The polymorphism is a further object to achieve - Interface reuse! Polymorphic role is to class inheritance and derivation time, ensure that the correct call when a property of any instance of a class "family tree."

Pyhon many polymorphic syntax is supported, such as len (), sorted (), you pass the string to len returns the length of the string, it returns a list of transfer length of the list.

(2) Sample code:

#!/usr/bin/env python

# -*- coding:utf-8 -*-

# Author: ZhengzhengLiu

classAnimal(object):

def__init__(self,name):

        self.name = name

deftalk(self):

raiseNotImplementedError("Subclass must implement abstract method")

Polymorphism # - An interface, a variety of forms

    @staticmethod

defanimal_talk(obj):

        obj.talk()

classCat(Animal):

deftalk(self):

print("%s Meow!"%self.name)

classDog(Animal):

deftalk(self):

print("%s Woof! Woof!"% self.name)

d = Dog("A")

#d.talk()

c = Cat("B")

#c.talk()

# Polymorphism

Animal.animal_talk(d)

Animal.animal_talk(c)

#operation result:

A Woof! Woof!

B Meow!

9, weapon Object Oriented Design - Domain Modeling

(1) the definition of

From the beginning of the domain model, we started to object-oriented analysis and design process, we can say, the domain model is complete from requirements analysis to bridge the object-oriented design.

Domain model, by definition, is a field of modeling requirements involved, the argument is more popular business model.

(2) the domain model has two main functions:

Explore important concepts business

Establish a relationship between the concept of business

(3) three character field modeling

Domain model is so important, domain modeling approach summarize is "to find the noun"! Even a simple find such an operation term, also involves the analysis and refining, rather than simply picking out can,

In this case, analysts and designers experience and skills can come in handy. But the analysis also does domain model is relatively simple, even without a wealth of experience and superb skills, at least to complete a usable domain model.

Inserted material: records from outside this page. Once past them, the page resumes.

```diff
+constexpr int PRE_JW_WAVES = 1;
+template <int NC, bool RAW, bool JW>
+__global__ __launch_bounds__(256) __attribute__((amdgpu_waves_per_eu(RAW ? 1 : (JW ? PRE_JW_WAVES : 8), 8))) void k_preprocess_colour(
+    int n, const float* __restrict__ pws, const float* __restrict__ shs, const float* __restrict__ shs_high,
+    const float* __restrict__ twc, float* __restrict__ colors, float* __restrict__ rec,
+    float* __restrict__ dcolor_dpws) {
+  constexpr int K = 3 * NC;
+  constexpr int KH = K - 3;
+  constexpr int IN_FLOATS = (RAW && KH > 0) ? RowStage<KH>::LDS_FLOATS : 1;
+  constexpr int STAGE_FLOATS = cmax(IN_FLOATS, JW ? RowStage<9>::OUT_LDS_FLOATS : 1);
+  __shared__ float stage[STAGE_FLOATS];
+  const int i = blockIdx.x * 256 + threadIdx.x;
+  float sh[K];
+  if constexpr (RAW) {
+    if constexpr (KH > 0) {
+      if constexpr (KH % 2 == 1) stage_span_in<KH>(shs_high, n, blockIdx.x * 256, stage, sh + 3);
+      else stage_rows_in<KH>(shs_high, n, blockIdx.x * 256, stage, sh + 3);
+    }
+  }
+  float jw[9] = {0.f, 0.f, 0.f, 0.f, 0.f, 0.f, 0.f, 0.f, 0.f};
+  if (i < n) {
+    const f3 pw = ld3(pws + 3 * (size_t)i);
+    float col[3];
+    if constexpr (RAW) {
+      sh[0] = shs[3 * (size_t)i]; sh[1] = shs[3 * (size_t)i + 1]; sh[2] = shs[3 * (size_t)i + 2];
+    } else {
+      load_sh_row<K>(shs + (size_t)K * i, sh);
+    }
+    const ShDir<NC> d = sh_basis_f<NC>(pw, twc);
+    sh_color_f<NC>(d, sh, col);
+    if (colors) st3(colors + 3 * (size_t)i, {col[0], col[1], col[2]});
+    if constexpr (JW) sh_jac_dpw<NC>(d, sh, jw);
+    if (rec) {
+      float* o = rec + 12 * (size_t)i + REC_COL0;
+      *reinterpret_cast<float2*>(o) = make_float2(col[0], col[1]);
+      o[2] = col[2];
+    }
+  }
   if constexpr (JW) rows_out<9>(jw, dcolor_dpws, n, blockIdx.x * 256, stage);
 }
 
@@ -1020,15 +1043,29 @@
   const BinParams bp = make_bin_params(width, height, pol, cull_lists);
   const PreParams pp = make_pre_params(pol, fx, fy, cx, cy, width, height);
   dim3 g(div_up(n, 256)), b(256);
-  decltype(&k_preprocess_fwd<1, false, false, false>) kern = nullptr;
+  decltype(&k_preprocess_geom<false, false>) geom = nullptr;
+  with_bools([&](auto raw_c, auto aa_c) { geom = k_preprocess_geom<raw_c.value, aa_c.value>; }, raw, aa);
+  decltype(&k_preprocess_colour<1, false, false>) colour = nullptr;
   with_sh_dim(sh_dim, [&](auto nc) {
-    with_bools([&](auto raw_c, auto jw, auto aa_c) { kern = k_preprocess_fwd<nc.value, raw_c.value, jw.value, aa_c.value>; },
-               raw, dcolor_dpws != nullptr, aa);
+    with_bools([&](auto raw_c, auto jw) { colour = k_preprocess_colour<nc.value, raw_c.value, jw.value>; }, raw,
+               dcolor_dpws != nullptr);
   });
-  EGS_LAUNCH(aa ? "k_preprocess_fwd_aa" : "k_preprocess_fwd", kern, g, b, s, n, pp, pws, rots, scales, shs, shs_high,
-             alphas, Rcw, tcw, twc, us, depths, cinv2ds, colors, areas, (float4*)rec, bp, bo, visible, dcolor_dpws);
+  const SideStream* side = stream_is_capturing(s) ? nullptr : side_stream_for(s);
+  EGS_LAUNCH(aa ? "k_preprocess_geom_aa" : "k_preprocess_geom", geom, g, b, s, n, pp, pws, rots, scales, alphas, Rcw,
+             tcw, us, depths, cinv2ds, areas, (float4*)rec, bp, bo, visible);
   EGS_LAUNCH_OK();
-  return splat_bin_after_count(n, key_bits_hint, ws_bin, ws_bin_bytes, total_patches, stream, host_totals);
+  hipStream_t cs = s;
+  if (side) {
+    EGS_HIP(hipEventRecord(side->fork, s));
+    EGS_HIP(hipStreamWaitEvent(side->stream, side->fork, 0));
+    cs = side->stream;
+  }
+  EGS_LAUNCH("k_preprocess_colour", colour, g, b, cs, n, pws, shs, shs_high, twc, colors, (float*)rec, dcolor_dpws);
+  EGS_LAUNCH_OK();
+  if (side) EGS_HIP(hipEventRecord(side->join, cs));
+  const int rc = splat_bin_after_count(n, key_bits_hint, ws_bin, ws_bin_bytes, total_patches, stream, host_totals);
+  if (side) EGS_HIP(hipStreamWaitEvent(s, side->join, 0));
+  return rc;
 }
 
 extern "C" size_t egs_fused_backward_ws_bytes(int n) { return egs_splat_bwd_ws_bytes(n); }
```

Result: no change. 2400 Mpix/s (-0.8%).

A key question: Where to find the model because the field is "demand to object-oriented bridge", can think of:? Looking from the demand model, specifically, it is to find from use cases.

Summarized: domain modeling approach is to "find a noun from use cases." Of course, after finding the noun, in order to be more consistent with object-oriented requirements and characteristics.

We also need to further improve on these terms, this is the next step: add properties, even relationships!

Finally, we conclude that the three character domain modeling method: find a noun, add attributes, even relationships.